▸ **Prompt**
A single number is needed: how many lines of the data below contain "must".

(Stored data entries)
============================================================

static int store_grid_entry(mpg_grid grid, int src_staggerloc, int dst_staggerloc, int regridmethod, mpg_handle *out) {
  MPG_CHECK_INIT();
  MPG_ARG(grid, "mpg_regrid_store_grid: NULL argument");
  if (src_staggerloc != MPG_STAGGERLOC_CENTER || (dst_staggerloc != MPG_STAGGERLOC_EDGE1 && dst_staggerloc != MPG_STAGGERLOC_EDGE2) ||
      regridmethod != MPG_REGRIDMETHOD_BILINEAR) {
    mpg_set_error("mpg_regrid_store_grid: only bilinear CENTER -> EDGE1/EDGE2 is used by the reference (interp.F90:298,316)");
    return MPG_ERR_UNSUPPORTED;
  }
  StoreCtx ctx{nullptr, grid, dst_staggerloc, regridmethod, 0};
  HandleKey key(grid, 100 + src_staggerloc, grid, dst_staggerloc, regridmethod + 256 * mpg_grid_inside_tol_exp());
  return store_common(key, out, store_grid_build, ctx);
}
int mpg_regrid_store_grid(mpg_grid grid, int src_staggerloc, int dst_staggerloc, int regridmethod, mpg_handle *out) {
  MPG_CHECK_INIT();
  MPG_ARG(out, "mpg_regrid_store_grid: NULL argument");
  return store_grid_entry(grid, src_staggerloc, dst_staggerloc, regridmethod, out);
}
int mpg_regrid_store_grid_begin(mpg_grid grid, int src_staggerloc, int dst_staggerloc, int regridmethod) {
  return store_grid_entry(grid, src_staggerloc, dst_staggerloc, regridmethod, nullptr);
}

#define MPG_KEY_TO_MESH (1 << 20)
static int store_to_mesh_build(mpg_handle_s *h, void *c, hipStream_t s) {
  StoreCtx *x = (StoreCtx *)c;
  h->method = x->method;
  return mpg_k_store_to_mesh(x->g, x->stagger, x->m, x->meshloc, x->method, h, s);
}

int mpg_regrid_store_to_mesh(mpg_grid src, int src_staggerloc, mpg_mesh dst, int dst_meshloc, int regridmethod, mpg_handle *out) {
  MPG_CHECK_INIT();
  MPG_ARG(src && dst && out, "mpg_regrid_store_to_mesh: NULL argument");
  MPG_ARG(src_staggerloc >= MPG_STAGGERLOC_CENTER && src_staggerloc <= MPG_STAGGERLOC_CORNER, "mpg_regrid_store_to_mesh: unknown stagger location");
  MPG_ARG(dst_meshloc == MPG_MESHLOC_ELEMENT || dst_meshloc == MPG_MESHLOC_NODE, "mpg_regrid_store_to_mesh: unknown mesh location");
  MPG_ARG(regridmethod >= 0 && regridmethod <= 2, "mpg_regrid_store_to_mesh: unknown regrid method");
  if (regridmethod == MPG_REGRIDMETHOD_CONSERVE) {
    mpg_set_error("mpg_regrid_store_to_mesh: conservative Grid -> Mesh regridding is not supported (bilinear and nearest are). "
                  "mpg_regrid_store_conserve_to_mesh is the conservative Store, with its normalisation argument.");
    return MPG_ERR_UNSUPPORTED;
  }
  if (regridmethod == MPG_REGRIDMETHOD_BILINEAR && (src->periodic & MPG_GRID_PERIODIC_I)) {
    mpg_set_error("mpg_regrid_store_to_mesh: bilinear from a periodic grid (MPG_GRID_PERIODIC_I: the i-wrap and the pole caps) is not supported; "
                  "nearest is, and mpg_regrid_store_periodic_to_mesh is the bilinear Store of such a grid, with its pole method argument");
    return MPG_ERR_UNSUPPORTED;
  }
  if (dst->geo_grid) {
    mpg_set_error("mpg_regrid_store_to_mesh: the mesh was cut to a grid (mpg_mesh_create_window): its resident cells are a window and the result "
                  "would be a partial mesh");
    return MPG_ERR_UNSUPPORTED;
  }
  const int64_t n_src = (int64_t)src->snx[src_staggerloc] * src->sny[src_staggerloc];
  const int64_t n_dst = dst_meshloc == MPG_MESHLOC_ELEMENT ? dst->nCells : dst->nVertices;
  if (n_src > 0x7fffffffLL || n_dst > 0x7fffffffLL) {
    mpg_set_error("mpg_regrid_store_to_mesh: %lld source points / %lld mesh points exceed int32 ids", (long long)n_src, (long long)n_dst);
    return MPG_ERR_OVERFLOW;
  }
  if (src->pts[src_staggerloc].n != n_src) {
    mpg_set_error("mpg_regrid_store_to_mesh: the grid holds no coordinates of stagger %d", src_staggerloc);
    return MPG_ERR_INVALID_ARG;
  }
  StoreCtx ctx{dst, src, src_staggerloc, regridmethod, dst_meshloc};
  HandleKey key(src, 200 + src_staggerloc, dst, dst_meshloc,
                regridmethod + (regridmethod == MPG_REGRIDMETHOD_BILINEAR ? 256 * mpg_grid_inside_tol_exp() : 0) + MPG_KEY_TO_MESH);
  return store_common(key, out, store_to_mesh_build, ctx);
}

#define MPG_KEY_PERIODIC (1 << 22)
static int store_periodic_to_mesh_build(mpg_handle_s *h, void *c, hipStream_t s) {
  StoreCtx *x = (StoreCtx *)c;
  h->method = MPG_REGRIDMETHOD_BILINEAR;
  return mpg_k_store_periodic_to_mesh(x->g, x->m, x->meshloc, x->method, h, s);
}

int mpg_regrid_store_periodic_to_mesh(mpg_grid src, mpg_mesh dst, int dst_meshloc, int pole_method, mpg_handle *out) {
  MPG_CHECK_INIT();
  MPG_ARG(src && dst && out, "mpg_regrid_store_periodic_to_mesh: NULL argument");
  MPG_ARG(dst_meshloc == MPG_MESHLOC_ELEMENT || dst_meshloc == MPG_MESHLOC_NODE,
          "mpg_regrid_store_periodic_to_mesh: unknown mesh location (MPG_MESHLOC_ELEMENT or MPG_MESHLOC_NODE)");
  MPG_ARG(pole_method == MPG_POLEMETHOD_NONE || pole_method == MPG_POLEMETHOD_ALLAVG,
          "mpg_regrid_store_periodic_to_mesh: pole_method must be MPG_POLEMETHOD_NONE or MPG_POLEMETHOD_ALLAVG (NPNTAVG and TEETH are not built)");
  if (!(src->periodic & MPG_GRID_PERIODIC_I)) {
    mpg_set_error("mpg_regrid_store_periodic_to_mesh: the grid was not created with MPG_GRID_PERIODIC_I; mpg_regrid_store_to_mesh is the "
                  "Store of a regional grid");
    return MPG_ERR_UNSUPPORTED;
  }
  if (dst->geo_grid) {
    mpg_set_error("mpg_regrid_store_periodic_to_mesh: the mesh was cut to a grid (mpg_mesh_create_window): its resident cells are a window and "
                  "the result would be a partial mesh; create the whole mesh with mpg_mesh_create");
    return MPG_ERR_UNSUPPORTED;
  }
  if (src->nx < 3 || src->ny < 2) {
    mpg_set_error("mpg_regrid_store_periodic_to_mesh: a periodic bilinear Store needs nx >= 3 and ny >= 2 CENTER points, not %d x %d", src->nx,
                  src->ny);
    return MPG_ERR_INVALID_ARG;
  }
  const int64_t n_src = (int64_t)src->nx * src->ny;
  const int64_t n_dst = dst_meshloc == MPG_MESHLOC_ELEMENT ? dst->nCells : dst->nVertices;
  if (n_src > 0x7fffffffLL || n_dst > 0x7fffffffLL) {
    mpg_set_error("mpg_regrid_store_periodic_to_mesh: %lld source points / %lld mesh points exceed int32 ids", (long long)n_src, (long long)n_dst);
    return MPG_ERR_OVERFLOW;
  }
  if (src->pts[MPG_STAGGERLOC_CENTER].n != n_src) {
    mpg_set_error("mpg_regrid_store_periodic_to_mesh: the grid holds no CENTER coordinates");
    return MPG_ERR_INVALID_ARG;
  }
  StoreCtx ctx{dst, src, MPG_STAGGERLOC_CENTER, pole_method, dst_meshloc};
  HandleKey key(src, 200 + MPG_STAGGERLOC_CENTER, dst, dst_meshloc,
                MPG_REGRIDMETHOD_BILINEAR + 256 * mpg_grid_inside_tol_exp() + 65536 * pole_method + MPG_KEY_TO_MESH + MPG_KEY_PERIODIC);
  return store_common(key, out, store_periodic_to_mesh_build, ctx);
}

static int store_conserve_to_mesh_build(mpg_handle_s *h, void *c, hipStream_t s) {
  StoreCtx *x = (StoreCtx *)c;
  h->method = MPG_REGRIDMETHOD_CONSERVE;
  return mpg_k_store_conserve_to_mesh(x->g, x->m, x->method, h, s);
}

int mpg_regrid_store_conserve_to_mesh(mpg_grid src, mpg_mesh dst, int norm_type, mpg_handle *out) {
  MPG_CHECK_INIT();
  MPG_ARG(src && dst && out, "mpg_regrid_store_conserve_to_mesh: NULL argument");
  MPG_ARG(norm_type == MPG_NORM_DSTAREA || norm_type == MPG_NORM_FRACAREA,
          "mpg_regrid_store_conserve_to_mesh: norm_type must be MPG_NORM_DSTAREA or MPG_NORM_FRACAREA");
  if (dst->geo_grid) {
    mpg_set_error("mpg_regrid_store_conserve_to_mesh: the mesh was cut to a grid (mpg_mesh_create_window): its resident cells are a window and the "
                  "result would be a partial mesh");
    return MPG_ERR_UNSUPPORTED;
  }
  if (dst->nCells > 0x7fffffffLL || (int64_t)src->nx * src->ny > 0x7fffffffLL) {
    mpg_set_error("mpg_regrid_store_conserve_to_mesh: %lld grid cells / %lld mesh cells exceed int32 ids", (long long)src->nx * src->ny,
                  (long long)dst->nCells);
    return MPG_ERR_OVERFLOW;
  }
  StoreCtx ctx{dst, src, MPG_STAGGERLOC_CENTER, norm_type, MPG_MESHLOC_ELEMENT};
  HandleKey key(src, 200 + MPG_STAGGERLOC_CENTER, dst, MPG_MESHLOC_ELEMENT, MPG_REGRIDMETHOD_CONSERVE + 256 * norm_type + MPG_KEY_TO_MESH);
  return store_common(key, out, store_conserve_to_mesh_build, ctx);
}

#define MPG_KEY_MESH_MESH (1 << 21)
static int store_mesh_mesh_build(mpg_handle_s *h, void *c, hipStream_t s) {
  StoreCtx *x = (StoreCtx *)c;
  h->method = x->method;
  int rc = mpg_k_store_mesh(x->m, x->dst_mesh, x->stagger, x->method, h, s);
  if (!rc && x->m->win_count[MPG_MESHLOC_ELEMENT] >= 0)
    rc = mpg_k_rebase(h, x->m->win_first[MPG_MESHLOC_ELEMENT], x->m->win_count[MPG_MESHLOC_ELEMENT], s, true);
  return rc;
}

============================================================

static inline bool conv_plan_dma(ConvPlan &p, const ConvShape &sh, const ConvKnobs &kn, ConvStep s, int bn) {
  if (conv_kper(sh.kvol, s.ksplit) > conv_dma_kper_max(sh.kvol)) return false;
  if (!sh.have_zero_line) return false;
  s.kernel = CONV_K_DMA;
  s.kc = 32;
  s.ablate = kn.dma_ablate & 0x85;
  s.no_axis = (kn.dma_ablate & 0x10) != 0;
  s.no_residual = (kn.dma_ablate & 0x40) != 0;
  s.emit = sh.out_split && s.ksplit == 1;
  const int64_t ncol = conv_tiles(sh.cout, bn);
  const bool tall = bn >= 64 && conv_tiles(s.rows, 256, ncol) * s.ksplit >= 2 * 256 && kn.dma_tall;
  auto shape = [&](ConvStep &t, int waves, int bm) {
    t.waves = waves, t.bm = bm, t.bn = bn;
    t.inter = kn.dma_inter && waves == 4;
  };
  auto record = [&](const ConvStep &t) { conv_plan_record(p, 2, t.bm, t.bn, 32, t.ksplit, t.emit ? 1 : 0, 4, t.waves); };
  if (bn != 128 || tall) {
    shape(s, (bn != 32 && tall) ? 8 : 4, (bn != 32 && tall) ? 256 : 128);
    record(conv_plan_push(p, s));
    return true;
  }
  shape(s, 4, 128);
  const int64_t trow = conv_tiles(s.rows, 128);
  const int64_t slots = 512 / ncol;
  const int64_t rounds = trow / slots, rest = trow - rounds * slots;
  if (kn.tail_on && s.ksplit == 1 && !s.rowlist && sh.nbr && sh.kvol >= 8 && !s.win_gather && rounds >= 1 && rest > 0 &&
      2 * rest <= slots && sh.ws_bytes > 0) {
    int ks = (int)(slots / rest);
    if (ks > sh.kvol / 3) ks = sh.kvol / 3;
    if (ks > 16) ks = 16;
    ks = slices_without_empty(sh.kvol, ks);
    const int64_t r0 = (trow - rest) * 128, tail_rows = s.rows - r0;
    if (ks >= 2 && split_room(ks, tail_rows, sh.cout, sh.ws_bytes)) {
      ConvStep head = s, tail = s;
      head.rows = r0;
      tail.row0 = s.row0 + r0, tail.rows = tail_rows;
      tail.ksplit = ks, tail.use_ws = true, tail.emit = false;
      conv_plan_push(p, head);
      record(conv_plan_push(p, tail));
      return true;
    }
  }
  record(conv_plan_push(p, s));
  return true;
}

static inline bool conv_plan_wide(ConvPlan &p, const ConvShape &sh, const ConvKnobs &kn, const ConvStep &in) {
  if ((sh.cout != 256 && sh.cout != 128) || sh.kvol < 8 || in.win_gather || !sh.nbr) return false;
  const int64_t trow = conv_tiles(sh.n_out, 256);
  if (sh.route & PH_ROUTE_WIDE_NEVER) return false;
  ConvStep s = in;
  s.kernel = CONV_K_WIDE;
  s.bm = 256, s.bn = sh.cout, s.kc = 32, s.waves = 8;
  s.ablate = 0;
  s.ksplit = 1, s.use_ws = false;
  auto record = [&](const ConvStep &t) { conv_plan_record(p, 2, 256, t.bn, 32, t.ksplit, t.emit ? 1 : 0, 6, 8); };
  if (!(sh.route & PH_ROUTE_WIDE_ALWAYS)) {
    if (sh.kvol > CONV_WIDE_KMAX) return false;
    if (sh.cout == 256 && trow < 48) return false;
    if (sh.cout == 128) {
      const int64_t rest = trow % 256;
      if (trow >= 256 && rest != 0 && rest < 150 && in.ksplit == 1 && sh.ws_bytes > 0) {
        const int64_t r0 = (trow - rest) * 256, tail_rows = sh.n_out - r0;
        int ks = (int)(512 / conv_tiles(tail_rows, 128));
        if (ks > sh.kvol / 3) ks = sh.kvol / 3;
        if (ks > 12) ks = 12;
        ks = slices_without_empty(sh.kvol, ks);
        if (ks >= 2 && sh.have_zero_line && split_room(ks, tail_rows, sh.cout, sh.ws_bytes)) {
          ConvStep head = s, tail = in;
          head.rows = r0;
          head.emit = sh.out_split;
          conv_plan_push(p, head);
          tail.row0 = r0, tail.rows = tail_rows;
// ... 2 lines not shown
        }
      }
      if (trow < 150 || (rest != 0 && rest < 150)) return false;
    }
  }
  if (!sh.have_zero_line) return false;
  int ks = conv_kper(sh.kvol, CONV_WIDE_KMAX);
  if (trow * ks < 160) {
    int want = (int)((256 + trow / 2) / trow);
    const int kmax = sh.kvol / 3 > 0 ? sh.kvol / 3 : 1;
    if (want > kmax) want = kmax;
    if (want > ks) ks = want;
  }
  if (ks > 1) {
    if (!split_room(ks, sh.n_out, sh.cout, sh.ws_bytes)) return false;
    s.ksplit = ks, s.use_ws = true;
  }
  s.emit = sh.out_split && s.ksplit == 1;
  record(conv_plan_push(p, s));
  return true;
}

============================================================

▸ **Exercise response**
2